19.   I am persuaded by the receipts, witness statement, and pictures from August 2018 that the applicant provided the services of landscaping with 6 yards of lava rock. The fact that the respondent then hired the applicant to complete another job supports my finding, as I find the respondent would not likely have hired the applicant for another project if he was not satisfied by the applicant’s work provided at the first site. I am also satisfied that the applicant provided 3 yards of river stone and labour to the respondent for the second site. Therefore, I find the respondent is responsible for the $2,142.00 owing.

20.   Under section 49 of the Act, and tribunal rules, the tribunal will generally order an unsuccessful party to reimburse a successful party for tribunal fees and reasonable dispute-related expenses. Because the applicant was successful on this dispute it is entitled to have its $125.00 tribunal fee reimbursed by the respondent. He is also entitled to $11.31 for the cost of the registered mail to deliver the respondent the Dispute Notice.

21.   The respondent requests time spent on this dispute be reimbursed. Since the respondent was not successful he is not entitled to have his time reimbursed. Also, just as the tribunal only permits parties to recover legal fees in small claims disputes when it is an extraordinary case, it does not usually award compensation for a party’s time spent trying to resolve the dispute.

22.   The applicant requests $300.00 for its loss of working time, money spent on gas, and hiring someone to negotiate with the respondent. I first note that the applicant has not provided details supporting the time or amount claimed or any information regarding who was hired to help negotiate the dispute. And, as indicated above, the tribunal does not usually award compensation for time spent trying to resolve the dispute. I see no reason to deviate from that practice here as this is not an extraordinary case. The applicant’s claim for time spent and expenses in trying to negotiate the dispute is dismissed.

23.   The applicant is entitled to pre-judgement interest in the $2,142.00 under the Court Order Interest Act (COIA) from the date of completion of the second project which the evidence indicates was on August 31, 2018.

ORDER

24.   Within 30 days of this decision, I order the respondent to pay the applicant a total of $2,313.04, broken down as follows:

a.    $2,142.00 for the materials and labour provided,

b.    $34.73 in pre-judgement interest under the COIA,

c.    $136.31, comprised of $125.00 for tribunal fees and $11.31 for reasonable expenses.

25.   The applicant is entitled to post-judgement interest under the COIA.

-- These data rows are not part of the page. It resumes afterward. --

@@ -252,7 +274,7 @@
         if (!d) continue;
         const int old = __hip_atomic_fetch_add(&mm.counts[i], d, __ATOMIC_RELAXED, __HIP_MEMORY_SCOPE_AGENT);
         neg += old + d < 0;
-        if (use_mirror && i < n_cells && mm.heavy[i / K] != MVHDP_ROW_HEAVY) __hip_atomic_fetch_add(&m32[i >> 1], (unsigned int)d << ((i & 1) * 16), __ATOMIC_RELAXED, __HIP_MEMORY_SCOPE_AGENT);
+        if (use_mirror && i < n_cells && MVHDP_ROW_CLASS(mm.heavy[i / K]) != MVHDP_ROW_HEAVY) __hip_atomic_fetch_add(&m32[i >> 1], (unsigned int)d << ((i & 1) * 16), __ATOMIC_RELAXED, __HIP_MEMORY_SCOPE_AGENT);
     }
     if (neg && negatives) atomicAdd(negatives, (unsigned long long)neg);
 }
@@ -276,7 +298,7 @@
         if (!dl) continue;
         mm.counts[i] += dl;
         d[i] = 0;
-        if (use_mirror && i < n_cells && mm.heavy[i / K] != MVHDP_ROW_HEAVY) __hip_atomic_fetch_add(&m32[i >> 1], (unsigned int)dl << ((i & 1) * 16), __ATOMIC_RELAXED, __HIP_MEMORY_SCOPE_AGENT);
+        if (use_mirror && i < n_cells && MVHDP_ROW_CLASS(mm.heavy[i / K]) != MVHDP_ROW_HEAVY) __hip_atomic_fetch_add(&m32[i >> 1], (unsigned int)dl << ((i & 1) * 16), __ATOMIC_RELAXED, __HIP_MEMORY_SCOPE_AGENT);
     }
 }
 
@@ -313,7 +335,7 @@
     const int lane = threadIdx.x & 63;
     const int64_t wstride = (int64_t)gridDim.x * (blockDim.x >> 6);
     for (int64_t row = (int64_t)blockIdx.x * (blockDim.x >> 6) + (threadIdx.x >> 6); row < nrows; row += wstride) {
-        if (mm.heavy[row] == MVHDP_ROW_HEAVY) continue;
+        if (MVHDP_ROW_CLASS(mm.heavy[row]) == MVHDP_ROW_HEAVY) continue;
         const uint16_t* c16 = mm.counts16 + row * K;
         int32_t* cnt = mm.counts + row * K;
         for (int k = lane; k < K; k += WAVE) cnt[k] = (int)c16[k];
@@ -358,7 +380,7 @@
         const int Kp = (K + 7) & ~7;
         const float* cf = mm.coef + (int64_t)m * Kp;
         const float smp_total = mm.coef[(int64_t)mm.M * Kp + (int64_t)m * K + K - 1];
-        const bool light_src = from_mirror && mm.heavy[row] != MVHDP_ROW_HEAVY;
+        const bool light_src = from_mirror && MVHDP_ROW_CLASS(mm.heavy[row]) != MVHDP_ROW_HEAVY;
         bool hv = false;
         if (!from_mirror) {
             long long sum = 0;
@@ -399,7 +421,7 @@
 #pragma unroll
         for (int sft = 32; sft >= 1; sft >>= 1) { acc += __shfl_xor(acc, sft, WAVE); acc0 += __shfl_xor(acc0, sft, WAVE); }
         if (lane == 0) { mm.root[row] = (double)smp_total + acc; mm.mass0[row] = (float)acc0; }
-        if (lane == 0 && heavy_list && mm.heavy[row] == MVHDP_ROW_HEAVY) {
+        if (lane == 0 && heavy_list && MVHDP_ROW_CLASS(mm.heavy[row]) == MVHDP_ROW_HEAVY) {
             const unsigned int i = atomicAdd(heavy_n, 1u);
             if ((int)i < heavy_cap) heavy_list[i] = (int32_t)row;
         }
diff --git a/mvtopicmodel_amd/csrc/mvhdp_plan.h b/mvtopicmodel_amd/csrc/mvhdp_plan.h
--- a/mvtopicmodel_amd/csrc/mvhdp_plan.h
+++ b/mvtopicmodel_amd/csrc/mvhdp_plan.h
@@ -6,6 +6,7 @@
 #include <cstring>
 
 #include "mvhdp_device.h"
+#include "mvhdp_slim.h"
 #include "../../include/mvhdp.h"
 
 enum { PLAN_STREAM_MAIN = 0, PLAN_STREAM_A = 1, PLAN_STREAM_B = 2, PLAN_STREAM_C = 3, PLAN_STREAM_D = 4, PLAN_N_STREAMS = 5 };
@@ -30,7 +31,13 @@
     int num_cus = 256;
     size_t max_lds = 160 * 1024;
     PlanRegs regs{};
+    bool slim_table = false;
+    int max_types = 0;
 };
+
+enum { PLAN_SLIM_MAX_CLASS = 2 };
+static inline bool plan_slim_table(int K, int max_types, int level) { return mvhdp_slim_pays(K, max_types, level) != 0; }
+
 
 struct ClassLaunch {
     bool used = false;
@@ -110,6 +117,7 @@
     int four_round_on_c = -1;
     int delta16 = 1;
     int narrow_wide = 1;
+    int slim = 1;
     int fork_delay_us = 0;
     int widest_on_main = 0;
     int live_overlap = -1;
@@ -417,6 +425,8 @@
     if (mirror_ok && !p.live && p.cls[0].used && p.cls[0].fast && p.cls[0].walk) p.cls[0].narrow = 1;
     if (mirror_ok && !p.live && tu.narrow_wide && tu.narrow != 1)
         for (int c = 1; c < 5; c++) if (p.cls[c].used && p.cls[c].fast && p.cls[c].walk) p.cls[c].narrow = 1;
+    if (mirror_ok && !p.live && !p.overlap && !in.vectors_mix && !in.debug && in.slim_table && plan_slim_table(K, in.max_types, tu.slim))
+        for (int c = 0; c <= PLAN_SLIM_MAX_CLASS; c++) if (p.cls[c].used && p.cls[c].fast && p.cls[c].narrow == 1) p.cls[c].narrow = 2;
     p.delta16 = tu.delta16 != 0 && mirror_ok && !p.live && !p.frozen && !p.seg_apply && nseg == 1 && p.only_seg < 0 &&
                 !(flags & MVHDP_SWEEP_NO_APPLY) && !in.unassigned;
     if (want_live16) {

26.   Under section 48 of the Act, the tribunal will not provide the parties with the Order giving final effect to this decision until the time for making a notice of objection under section 56.1(2) has expired and no notice of objection has been made. The time for filing a notice of objection is 28 days after the party receives notice of the tribunal’s final decision.

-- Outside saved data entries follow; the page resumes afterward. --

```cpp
struct PackInfo {
    const int* select_inds;
    const int* step_offsets;
    const int* num_seqs_at_step;
    const int* frag_env;
    const int* frag_start;
    int P, F, max_len, n_envs;
};

struct RnnLayerParams {
    const float* w_ih; const float* w_hh; const float* b_ih; const float* b_hh;
    const float* w_hh_t;
    float* dw_ih; float* dw_hh; float* db_ih; float* db_hh;
    int in_dim;
    const float* w_ih_pad = nullptr;
    int w_ih_ld = 0;
};

struct RnnWork {
    float* gi;
    float* gates;
    float* hn;
    float* hprev;
// ... 39 lines not shown
```

habitat-lab_amd/csrc/prob_build.h:

```cpp
#pragma once
#include "ops.h"
#include "problems.h"

namespace hab {

inline ConvGeom make_geom(const ConvDesc& d) {
    ConvGeom g;
    g.B = d.B; g.H = d.H; g.W = d.W; g.C = d.C; g.Cout = d.Cout; g.KH = d.KH; g.KW = d.KW; g.stride = d.stride; g.pad = d.pad;
    g.finish();
    return g;
}

inline int check_conv(const ConvDesc& d) {
    if (d.B <= 0 || d.H <= 0 || d.W <= 0 || d.C <= 0 || d.Cout <= 0 || d.KH <= 0 || d.KW <= 0 || d.stride <= 0 || d.pad < 0)
        return HAB_ERR_ARG;
    if ((long long)d.B * d.H * d.W >= (1ll << 31)) return HAB_ERR_UNSUPPORTED;
    if ((d.H + 2 * d.pad - d.KH) < 0 || (d.W + 2 * d.pad - d.KW) < 0) return HAB_ERR_ARG;
    return HAB_OK;
}

inline bool aligned16(const void* p) { return (((uintptr_t)p) & 15) == 0; }

inline int obs_quad_ok(const ConvDesc& d, const ObsView& obs) {
    return obs.rgb && obs.depth && obs.C == 4 && d.KW % 4 == 0 && d.stride % 4 == 0 && d.pad == 0 && d.W % 4 == 0 &&
// ... 19 lines not shown
}
inline int build(ConvDgradProb& p, const ConvDesc& d, const float* dy, const float* wd, const float* mask, const float* add,
                 float* dx, int ph = 0, int pw = 0) {
    HAB_TRY(check_conv(d));
    if (d.C % 4 || d.Cout % 4) return HAB_ERR_UNSUPPORTED;
    if (ph < 0 || pw < 0 || ph >= d.stride || pw >= d.stride) return HAB_ERR_ARG;
    p.g = make_geom(d);
    p.dy = dy; p.w = wd; p.mask = mask; p.add = add; p.dx = dx;
    p.set_class(ph, pw);
    return HAB_OK;
}
inline int build(ConvWgradProb& p, const ConvDesc& d, const float* x, const float* dy, float* dw, float* dbias = nullptr) {
    HAB_TRY(check_conv(d));
    if (d.C % 4 || d.Cout % 4) return HAB_ERR_UNSUPPORTED;
    p.g = make_geom(d);
    p.M = d.KH * d.KW * d.C; p.N = d.Cout; p.K = d.B * p.g.Ho * p.g.Wo;
    p.x = x; p.dy = dy; p.dw = dw; p.colsum = dbias;
    p.Creal = d.Creal > 0 ? d.Creal : d.C;
    return HAB_OK;
}
inline int build(ObsConvWgradProb& p, const ConvDesc& d, const ObsView& obs, const float* dy, float* dw, float* dbias = nullptr) {
    HAB_TRY(check_conv(d));
    if (d.C != obs.C || d.Cout % 4) return HAB_ERR_UNSUPPORTED;
    p.g = make_geom(d);
    p.M = d.KH * d.KW * d.C; p.N = d.Cout; p.K = d.B * p.g.Ho * p.g.Wo;
    p.obs = obs; p.dy = dy; p.dw = dw; p.colsum = dbias;
    p.quad = obs_quad_ok(d, obs);
    return HAB_OK;
}
inline int build(LinearFwdProb& p, const float* x, int ldx, const float* w, int ldw, const float* bias, float* y, int ldy,
                 int M, int N, int K, int relu, int accumulate) {
    if (M <= 0 || N <= 0 || K <= 0 || !x || !w || !y) return HAB_ERR_ARG;
    p.M = M; p.N = N; p.K = K; p.x = x; p.ldx = ldx; p.w = w; p.ldw = ldw; p.bias = bias; p.y = y; p.ldy = ldy;
    p.relu = relu; p.accumulate = accumulate;
    p.vec = (ldx % 4 == 0 && ldw % 4 == 0 && K % 4 == 0 && aligned16(x) && aligned16(w)) ? 1 : 0;
    return HAB_OK;
}
inline int build(LinearDgradProb& p, const float* dy, int lddy, const float* w, int ldw, const float* mask, int ldmask,
                 int mask_cols, float* dx, int lddx, int M, int Nin, int Kout, int accumulate) {
    if (M <= 0 || Nin <= 0 || Kout <= 0 || !dy || !w || !dx) return HAB_ERR_ARG;
    if (!aligned16(w)) return HAB_ERR_ARG;
    p.M = M; p.N = Nin; p.K = Kout; p.dy = dy; p.lddy = lddy; p.w = w; p.ldw = ldw; p.mask = mask; p.ldmask = ldmask;
    p.mask_cols = mask_cols; p.dx = dx; p.lddx = lddx; p.accumulate = accumulate;
    p.vec_a = (lddy % 4 == 0 && Kout % 4 == 0 && aligned16(dy)) ? 1 : 0;
    return HAB_OK;
}
inline int build(LinearWgradProb& p, const float* dy, int lddy, const float* x, int ldx, float* dw, int lddw, int Mrows,
                 int Nout, int Kin, int perm_c, int perm_hw, int accumulate) {
    if (Mrows <= 0 || Nout <= 0 || Kin <= 0 || !dy || !x || !dw) return HAB_ERR_ARG;
    if (!aligned16(dy) || !aligned16(x)) return HAB_ERR_ARG;
    p.M = Nout; p.N = Kin; p.K = Mrows; p.dy = dy; p.lddy = lddy; p.x = x; p.ldx = ldx; p.dw = dw; p.lddw = lddw;
    p.perm_c = perm_c; p.perm_hw = perm_hw; p.dPermC = FastDiv(perm_c > 0 ? perm_c : 1); p.accumulate = accumulate;
    return HAB_OK;
}

}
```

27.   Under section 58.1 of the Act, a validated copy of the tribunal’s order can be enforced through the Provincial Court of British Columbia. A tribunal order can only be enforced if it is an approved consent resolution order, or, if no objection has been made and the time for filing a notice of objection has passes. Once filed, a tribunal order has the same force and effect as an order of the Provincial Court of British Columbia.